## WHAT THE TASK REQUIRES
Please report how many lines of the listing contain the string "better", giving the number only.

## RAW DATA
#ifdef ART_PACKET_PROF
__device__ unsigned long long g_packet_prof[24];
#define PPROF(i, n) do { if ((threadIdx.x & 63u) == 0) atomicAdd(&g_packet_prof[(ANY ? 12 : 0) + (i)], (unsigned long long)(n)); } while (0)
#else
#define PPROF(i, n)
#endif
struct PacketHints { int cur, sp; uint32_t n; };
__device__ __forceinline__ PacketHints hints_seed(int *stk, uint32_t w0, uint32_t w1, uint32_t w2, uint32_t w3, uint32_t n_leaves) {
    PacketHints h{0, 0, 0u};
    if ((w0 & w1 & w2 & w3) == kHintEmpty) return h;
    const bool lane0 = (threadIdx.x & 63u) == 0;
    if (w3 < n_leaves) { if (lane0) stk[h.sp] = h.cur; h.sp++; h.cur = (int)~w3; }
    if (w2 < n_leaves) { if (lane0) stk[h.sp] = h.cur; h.sp++; h.cur = (int)~w2; }
    if (w1 < n_leaves) { if (lane0) stk[h.sp] = h.cur; h.sp++; h.cur = (int)~w1; }
    if (w0 < n_leaves) { if (lane0) stk[h.sp] = h.cur; h.sp++; h.cur = (int)~w0; }
    return h;
}
template <bool ANY, bool WIDE, int OCT, bool COUNT = false, bool ALPHA = false, bool HINTS = false>
__device__ __forceinline__ void packet_walk(const FrameArgs &a, const Ray &r, bool &on, int *stk, float &tbest, float &bu, float &bv, uint32_t &bpos, uint32_t &bgid, uint32_t &steps, PacketHints &h) {
    int cur = HINTS ? h.cur : 0, sp = HINTS ? h.sp : 0;
    constexpr int kPop = kAbsentChild;
    const auto cull = [&]() -> uint32_t { return ANY ? (a.ray_masks >> 8) & 0xFFu : a.ray_masks & 0xFFu; };
    if (ALPHA && cull() == 0u) return;
#ifdef ART_PACKET_PROF
    unsigned long long pp_[12] = {1, 0, 0, 0, 0, 0, 0, OCT == 8, 0, 0, 0, 0}; bool from_stack_ = false; int hints_left_ = 0;
#endif
#ifdef ART_PACKET_PROF
    if (HINTS) hints_left_ = sp;
#endif
    for (;;) {
#ifdef ART_PACKET_PROF
        const unsigned long long tk0_ = __builtin_amdgcn_s_memtime(); const bool was_node_ = cur >= 0;
#endif
        if (COUNT) steps++;
        if (cur >= 0 && WIDE) {
            ConstQuads nq = const_quads(a.widef + cur);
            float4 w0 = nq[0], w1 = nq[1], w2 = nq[2], w3 = nq[3], w4 = nq[4], w5 = nq[5], w6 = nq[6], w7 = nq[7];
            const int c0 = __float_as_int(w6.x), c1 = __float_as_int(w6.y), c2 = __float_as_int(w6.z), c3 = __float_as_int(w6.w);
            float te;
            const uint64_t m0 = ballot64(slab_oct<OCT>(r, w0.x, w0.y, w0.z, w0.w, w1.x, w1.y, tbest, te));
            const uint64_t m1 = ballot64(slab_oct<OCT>(r, w1.z, w1.w, w2.x, w2.y, w2.z, w2.w, tbest, te));
            const uint64_t m2 = ballot64(slab_oct<OCT>(r, w3.x, w3.y, w3.z, w3.w, w4.x, w4.y, tbest, te));
            const uint64_t m3 = ballot64(slab_oct<OCT>(r, w4.z, w4.w, w5.x, w5.y, w5.z, w5.w, tbest, te));
#ifdef ART_PACKET_PROF
            pp_[1]++; pp_[6] += (m0 != 0ull) + (m1 != 0ull) + (m2 != 0ull) + (m3 != 0ull); from_stack_ = false;
#endif
            const uint32_t ax = __float_as_uint(w7.y);
            const bool rev = OCT < 8 ? ((OCT >> ax) & 1) != 0 : 2 * (int)__popcll(ballot64(on && (ax == 0 ? r.inv.x : (ax == 1 ? r.inv.y : r.inv.z)) < 0.0f)) > (int)__popcll(ballot64(on));
            const bool lane0 = (threadIdx.x & 63u) == 0;
            int next = kPop;
            if (!rev) {
                if (m3 != 0ull) next = c3;
                if (m2 != 0ull) { if (next != kPop) { if (lane0) stk[min(sp, kPacketStack - 1)] = next; sp = min(sp + 1, kPacketStack); } next = c2; }
                if (m1 != 0ull) { if (next != kPop) { if (lane0) stk[min(sp, kPacketStack - 1)] = next; sp = min(sp + 1, kPacketStack); } next = c1; }
                if (m0 != 0ull) { if (next != kPop) { if (lane0) stk[min(sp, kPacketStack - 1)] = next; sp = min(sp + 1, kPacketStack); } next = c0; }
            } else {
                if (m0 != 0ull) next = c0;
                if (m1 != 0ull) { if (next != kPop) { if (lane0) stk[min(sp, kPacketStack - 1)] = next; sp = min(sp + 1, kPacketStack); } next = c1; }
                if (m2 != 0ull) { if (next != kPop) { if (lane0) stk[min(sp, kPacketStack - 1)] = next; sp = min(sp + 1, kPacketStack); } next = c2; }
                if (m3 != 0ull) { if (next != kPop) { if (lane0) stk[min(sp, kPacketStack - 1)] = next; sp = min(sp + 1, kPacketStack); } next = c3; }
            }
            cur = next;
        } else if (cur >= 0) {
            ConstQuads nq = const_quads(a.nodes + cur);
            float4 q0 = nq[0], q1 = nq[1], q2 = nq[2], q3 = nq[3];
            int c0 = __float_as_int(q3.x), c1 = __float_as_int(q3.y);
            float te0, te1;
            uint64_t m0 = ballot64(slab_oct<OCT>(r, q0.x, q0.y, q0.z, q0.w, q1.x, q1.y, tbest, te0));
            uint64_t m1 = ballot64(slab_oct<OCT>(r, q1.z, q1.w, q2.x, q2.y, q2.z, q2.w, tbest, te1));
            if (m0 != 0ull && m1 != 0ull) {
                uint64_t fl = ballot64(te0 <= te1), both = m0 & m1;
                uint64_t f0 = (m0 & ~m1) | (both & fl), f1 = (m1 & ~m0) | (both & ~fl);
                bool first0 = (int)__popcll(f0) >= (int)__popcll(f1);
                if ((threadIdx.x & 63u) == 0) stk[min(sp, kPacketStack - 1)] = first0 ? c1 : c0;
                sp = min(sp + 1, kPacketStack);
                cur = first0 ? c0 : c1;
            } else if (m0 != 0ull) cur = c0;
            else if (m1 != 0ull) cur = c1;
            else cur = kPop;
        } else {
            uint32_t pos = (uint32_t)~cur;
            typedef __attribute__((address_space(4))) const uint32_t *Words;
            bool unseen = false;
            const auto flagged = [&]() -> bool { return ((((Words)(uintptr_t)a.alpha_bits)[pos >> 5] >> (pos & 31u)) & 1u) != 0u; };
            if (ALPHA && flagged()) {
                const float4 s8 = const_quads(a.shade_tris + pos)[8];
                const Words P = (Words)(uintptr_t)(a.prims + __float_as_uint(s8.z));
                unseen = (prim_vis(P[offsetof(DevPrim, masked) / 4]) & cull()) == 0u;
            }
            if (!unseen) {
                ConstQuads tq = const_quads(a.tris + pos);
                float4 ta = tq[0], tb = tq[1], tc = tq[2], td = tq[3];
                float te = 0.f, t = 0.f, u = 0.f, v = 0.f;
                bool acc = moller_trumbore_flat(r, mk(ta.x, ta.y, ta.z), mk(ta.w, tb.x, tb.y), mk(tb.z, tb.w, tc.x), t, u, v) && on;
                if (acc) acc = slab_oct<OCT>(r, tc.y, tc.z, tc.w, td.x, td.y, td.z, tbest, te);
                const auto alpha_keep = [&](bool cand) -> bool {
                    if (!ALPHA || ballot64(cand) == 0ull || !flagged()) return cand;
                    ConstQuads sq = const_quads(a.shade_tris + pos);
                    const float4 s2 = sq[2], s3 = sq[3], s8 = sq[8];
                    const Words P = (Words)(uintptr_t)(a.prims + __float_as_uint(s8.z));
                    const float c = __uint_as_float(P[offsetof(DevPrim, cutoff) / 4]);
                    if (!(c > 0.0f)) return cand;
                    const uint32_t toff = P[offsetof(DevPrim, texture_offset) / 4], tw = P[offsetof(DevPrim, tw) / 4], th = P[offsetof(DevPrim, th) / 4];
                    if (cand) cand = !(alpha_at(a.tex_pool, toff, tw, th, s2, s3, u, v) < c);
                    return cand;
                };
                if (ANY) {
                    if (ALPHA) acc = alpha_keep(acc);
                    bpos = acc ? pos : bpos; on = on && !acc; tbest = acc ? -1.0f : tbest;
                    if (HINTS && ballot64(acc) != 0ull) { if ((threadIdx.x & 63u) == 0) stk[kPacketStack + (h.n & 3u)] = (int)pos; h.n++; }
                }
                else {
                    float teff;
                    asm("v_max_f32 %0, %1, %2" : "=v"(teff) : "v"(t), "v"(te));
                    uint32_t gid = __float_as_uint(td.w);
                    bool better = acc & ((teff < tbest) | ((teff == tbest) & (gid < bgid)));
                    if (ALPHA) better = alpha_keep(better);
                    tbest = better ? teff : tbest; bu = better ? u : bu; bv = better ? v : bv; bpos = better ? pos : bpos; bgid = better ? gid : bgid;
                }
#ifdef ART_PACKET_PROF
                { uint64_t am_ = ballot64(acc); pp_[2]++; pp_[3] += from_stack_; pp_[4] += am_ != 0ull; pp_[5] += __popcll(am_); }
                if (ANY && hints_left_ > 0) { pp_[10]++; pp_[11] += ballot64(on) == 0ull; hints_left_--; }
#endif
                if (ANY && ballot64(on) == 0ull) break;
            }
            cur = kPop;
        }
        if (cur == kPop) {
            if (sp == 0) break;
            sp--;
            cur = __builtin_amdgcn_readfirstlane(stk[sp]);
#ifdef ART_PACKET_PROF
            from_stack_ = true;
#endif
        }
#ifdef ART_PACKET_PROF
        pp_[was_node_ ? 8 : 9] += __builtin_amdgcn_s_memtime() - tk0_;
#endif
    }
#ifdef ART_PACKET_PROF
    for (int i = 0; i < 12; i++) PPROF(i, pp_[i]);
#endif
}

## ANSWER AREA
3